Calculating the Speed of a Starship Using Time Dilation

[Xaspire88]

A starship Voyages to a distant planet 10 ly away. The explorers stay 1 yr, return at the same speed, and arrive back on Earth 26 yr after they left. Assume that the time needed to accelerate and decelerate is negligible.
a) What is the speed of the starship?
b) How much time has elapsed on the astronauts' chronometers?

At first this seemed very straight forward and I thought i would have no problems with it.
I started off using the equation

$$\Delta t = \frac{\Delta t^1}{\sqrt{1 - v^2/c^2}}$$

The $$\Delta t$$ for this problem should be 25 years since that is the amount of time spent traveling, or at least it would seem to me you would not count the 1 yr they spent on the other planet. But once I arrived at this point i was still missing one variable necessary to complete the problem. One being the speed of the starship(which needed to be found), and the other was the $$\Delta t^1$$ (which also needed to be found). I can not find out how to solve this problem without one of those variables. Help please

 

[Doc Al]

You have the distance the ship traveled and the time it took to get there. Use that data to compute the speed.

 

[Xaspire88]

so i wouldn't use that equation then for part a. I would just take

20 ly/25 yrs?
(20*3*10^8)/(25)= 2.4 * 10^8

2.4/3= 0.80
v= 0.80c

 

[Doc Al]

Right.

 

[Xaspire88]

hmm it seems odd that the time on Earth would give you a correct value for the velocity considering that the distances would change when approaching such great speeds.

 

[Doc Al]

hmm it seems odd that the time on Earth would give you a correct value for the velocity considering that the distances would change when approaching such great speeds.

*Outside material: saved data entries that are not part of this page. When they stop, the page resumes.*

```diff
@@ -219,7 +221,8 @@
 };
 
 static ShootKernel shoot_build(bool full, bool heat, bool reemit, bool exact,
-                               bool track, FirstBuild first) {
+                               bool track, FirstBuild first,
+                               bool uniform = false) {
   static const ShootKernel generic[2][4][2] = {
       {{shoot_kernel<false, false, false, false>,
         shoot_kernel<false, false, true, false>},
@@ -251,12 +254,14 @@
        shoot_kernel<true, false, false, false, true>},
       {shoot_kernel<false, true, false, false, true>,
        shoot_kernel<false, false, false, false, true>}};
-  static const ShootKernel pad_big[2] = {
+  static const ShootKernel pad_big[3] = {
       shoot_kernel<false, true, false, false, true, false, true, false, true>,
-      shoot_kernel<false, false, false, false, true, false, true, false, true>};
-  static const ShootKernel pad[2] = {
+      shoot_kernel<false, false, false, false, true, false, true, false, true>,
+      shoot_kernel<false, false, false, false, true, false, true, true, true>};
+  static const ShootKernel pad[3] = {
       shoot_kernel<false, true, false, false, true, false, true>,
-      shoot_kernel<false, false, false, false, true, false, true>};
+      shoot_kernel<false, false, false, false, true, false, true>,
+      shoot_kernel<false, false, false, false, true, false, true, true>};
   static const ShootKernel pre[2] = {
       shoot_kernel<true, true, false, false, true, true>,
       shoot_kernel<true, false, false, false, true, true>};
@@ -264,9 +269,9 @@
   case FIRST_TABLE:
     return table[!full][!heat];
   case FIRST_PAD:
-    return pad[!heat];
+    return pad[!heat + (!heat && uniform)];
   case FIRST_PAD_BIG:
-    return pad_big[!heat];
+    return pad_big[!heat + (!heat && uniform)];
   case FIRST_PRE:
     return pre[!heat];
   case FIRST_GENERIC:
@@ -315,9 +320,16 @@
   p.padded_cells = ((int64_t)e->grid.ncell[0] + 2 * CMI_PAD_LAYERS) *
                    ((int64_t)e->grid.ncell[1] + 2 * CMI_PAD_LAYERS) *
                    ((int64_t)e->grid.ncell[2] + 2 * CMI_PAD_LAYERS);
+  const double sigma_H = e->model.xsec_fixed[ION_H_n];
   p.pad = table && !e->full_ions && tune.pad_march &&
-          p.padded_cells < ((int64_t)1 << 29);
+          p.padded_cells < ((int64_t)1 << 29) && sigma_H >= 0. &&
+          std::isfinite(sigma_H);
   p.pad_big = p.pad && e->ncell > CMI_TABLE_BIG_CELLS;
+  const double pc = e->model.continuous_probability;
+  const double *pw = e->model.photon_weight;
+  p.pad_uniform = p.pad && !p.heat && tune.pad_uniform &&
+                  (pc <= 0. || pc >= 1. || pw[0] == pw[1]);
+  p.uniform_scale = (pc >= 1. ? pw[1] : pw[0]) * sigma_H;
   p.first = FIRST_GENERIC;
   if (p.pad)
     p.first = p.pad_big ? FIRST_PAD_BIG : FIRST_PAD;
@@ -339,7 +351,7 @@
                  : shoot_build(e->full_ions, p.heat, false, p.exact, track,
                                FIRST_GENERIC);
   p.kernel_first = table ? shoot_build(e->full_ions, p.heat, false, false,
-                                       false, p.first)
+                                       false, p.first, p.pad_uniform)
                          : p.kernel;
   CMI_TRY(blocks_per_cu_of(p.kernel, CMI_BLOCK, tune.max_blocks_per_cu,
                            p.blocks_per_cu));
@@ -468,6 +480,7 @@
   a.xout.count = e->export_count;
   a.xout.capacity = (unsigned int)e->export_capacity;
   a.pad_H = p.pad ? e->pad_H : nullptr;
+  a.uniform_scale = p.uniform_scale;
   a.xcd_remap = (p.sorted && e->tune.xcd_remap) ? 1 : 0;
   a.pad_ny = e->grid.ncell[1] + 2 * CMI_PAD_LAYERS;
   a.pad_nz = e->grid.ncell[2] + 2 * CMI_PAD_LAYERS;
@@ -504,7 +517,8 @@
     HIP_TRY(hipMalloc(&e->pad_H, sizeof(double) * (size_t)p.padded_cells));
   pad_record_kernel<<<grid_blocks(e, p.padded_cells, 8), CMI_BLOCK, 0,
                       e->stream>>>(cells_of_iteration(e).opacity, e->pad_H,
-                                   g.ncell[0], g.ncell[1], g.ncell[2]);
+                                   e->model.xsec_fixed[ION_H_n], g.ncell[0],
+                                   g.ncell[1], g.ncell[2]);
   HIP_TRY(hipGetLastError());
   e->pad_valid = true;
   return CMI_GPU_OK;
@@ -1012,6 +1026,10 @@
 
   LaunchPlan plan;
   CMI_TRY(plan_launches(e, n_packets, flights, plan));
+  if (!flights) {
+    e->last_first_build = (int32_t)plan.first;
+    e->last_pad_uniform = plan.pad_uniform;
+  }
   CMI_TRY(publish_escape(e, plan.tracking));
   const uint64_t max_launch = e->tune.max_packets_per_launch;
   if (!plan.select_mode)
diff --git a/cmacionize_amd/engine.py b/cmacionize_amd/engine.py
--- a/cmacionize_amd/engine.py
+++ b/cmacionize_amd/engine.py
@@ -138,7 +138,7 @@
     "cmi_gpu_render_absorption_spectra", "cmi_gpu_absorption_probe",
     "cmi_gpu_set_escape_tally", "cmi_gpu_reset_escape_tally",
     "cmi_gpu_download_escape_tally", "cmi_gpu_escape_pixels",
-    "cmi_gpu_cross_sections",
+    "cmi_gpu_cross_sections", "cmi_gpu_get_transport_plan",
 ]
 
 EMISSION_LINES = [
@@ -300,6 +300,9 @@
     L.cmi_gpu_field_device_pointer.argtypes = [vp, C.c_int32]
     if hasattr(L, "cmi_gpu_get_update_state"):
         L.cmi_gpu_get_update_state.argtypes = [vp] + 3 * [C.POINTER(C.c_int32)]
+    if hasattr(L, "cmi_gpu_get_transport_plan"):
+        L.cmi_gpu_get_transport_plan.argtypes = [vp] + 2 * [
+            C.POINTER(C.c_int32)]
     L.cmi_gpu_reset_grid.argtypes = [vp]
     L.cmi_gpu_shoot.argtypes = [vp, C.c_uint32, C.c_uint32, C.c_uint64,
                                 C.c_uint64]
@@ -912,6 +915,12 @@
             self._h, *[C.byref(x) for x in v]))
         return tuple(bool(x.value) for x in v)
 
+    def transport_plan(self):
+        first, uniform = C.c_int32(), C.c_int32()
+        self._check(self._lib.cmi_gpu_get_transport_plan(
+            self._h, C.byref(first), C.byref(uniform)))
+        return first.value, bool(uniform.value)
+
     def field_tensor(self, field):
         import torch
         ptr = self.field_device_pointer(field)
diff --git a/include/cmi_gpu.h b/include/cmi_gpu.h
--- a/include/cmi_gpu.h
+++ b/include/cmi_gpu.h
@@ -140,6 +140,8 @@
 int cmi_gpu_get_update_state(cmi_gpu_engine *engine, int32_t *metals_pending,
                              int32_t *pad_records_valid,
                              int32_t *deferral_allowed);
+int cmi_gpu_get_transport_plan(cmi_gpu_engine *engine, int32_t *first_build,
+                               int32_t *uniform_weight);
 int cmi_gpu_accumulator_layout(cmi_gpu_engine *engine, int64_t *field_stride,
                                int64_t *cell_stride);
 
```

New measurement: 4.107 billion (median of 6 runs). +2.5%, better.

As long as you stick to measurements made in the same frame, finding speed is as simple as distance/time. Both the distance and time given in this problem are as measured by Earth observers.

 

[Xaspire88]

Oh right because its 10ly away from Earth ... Ok that makes sense. Thank you.

 

[Xaspire88]

So then i would take this velocity and put it into my original equation and solve for deltaTprime... When i do this i get a time value of 15 years, using 25 years as the deltaT. Then I would add one year to that for the time that was spent on the other planet? So their chronometers would read 16 years?

 

[Doc Al]

Yep. That's what I would say.

 

[Xaspire88]

So even though a photon of light would take ten years to get there and ten years to get back.. a total of 20 years. I guess it just seems weird to me that, unless i am thinking about this the wrong way, it would take longer for a beam of light traveling at the speed of light than this spaceship.

 

[Doc Al]

So even though a photon of light would take ten years to get there and ten years to get back.. a total of 20 years. I guess it just seems weird to me that, unless i am thinking about this the wrong way, it would take longer for a beam of light traveling at the speed of light than this spaceship.

The proper comparision is: While the beam of light takes 20 years for a round trip, the spaceship takes 25 years.

 

[Xaspire88]

Because relative to itself a beam of light would travel there and back in a shorter amount of time than the spaceship. I guess i was thinking of the beam of light relative to time on Earth rather than to itself.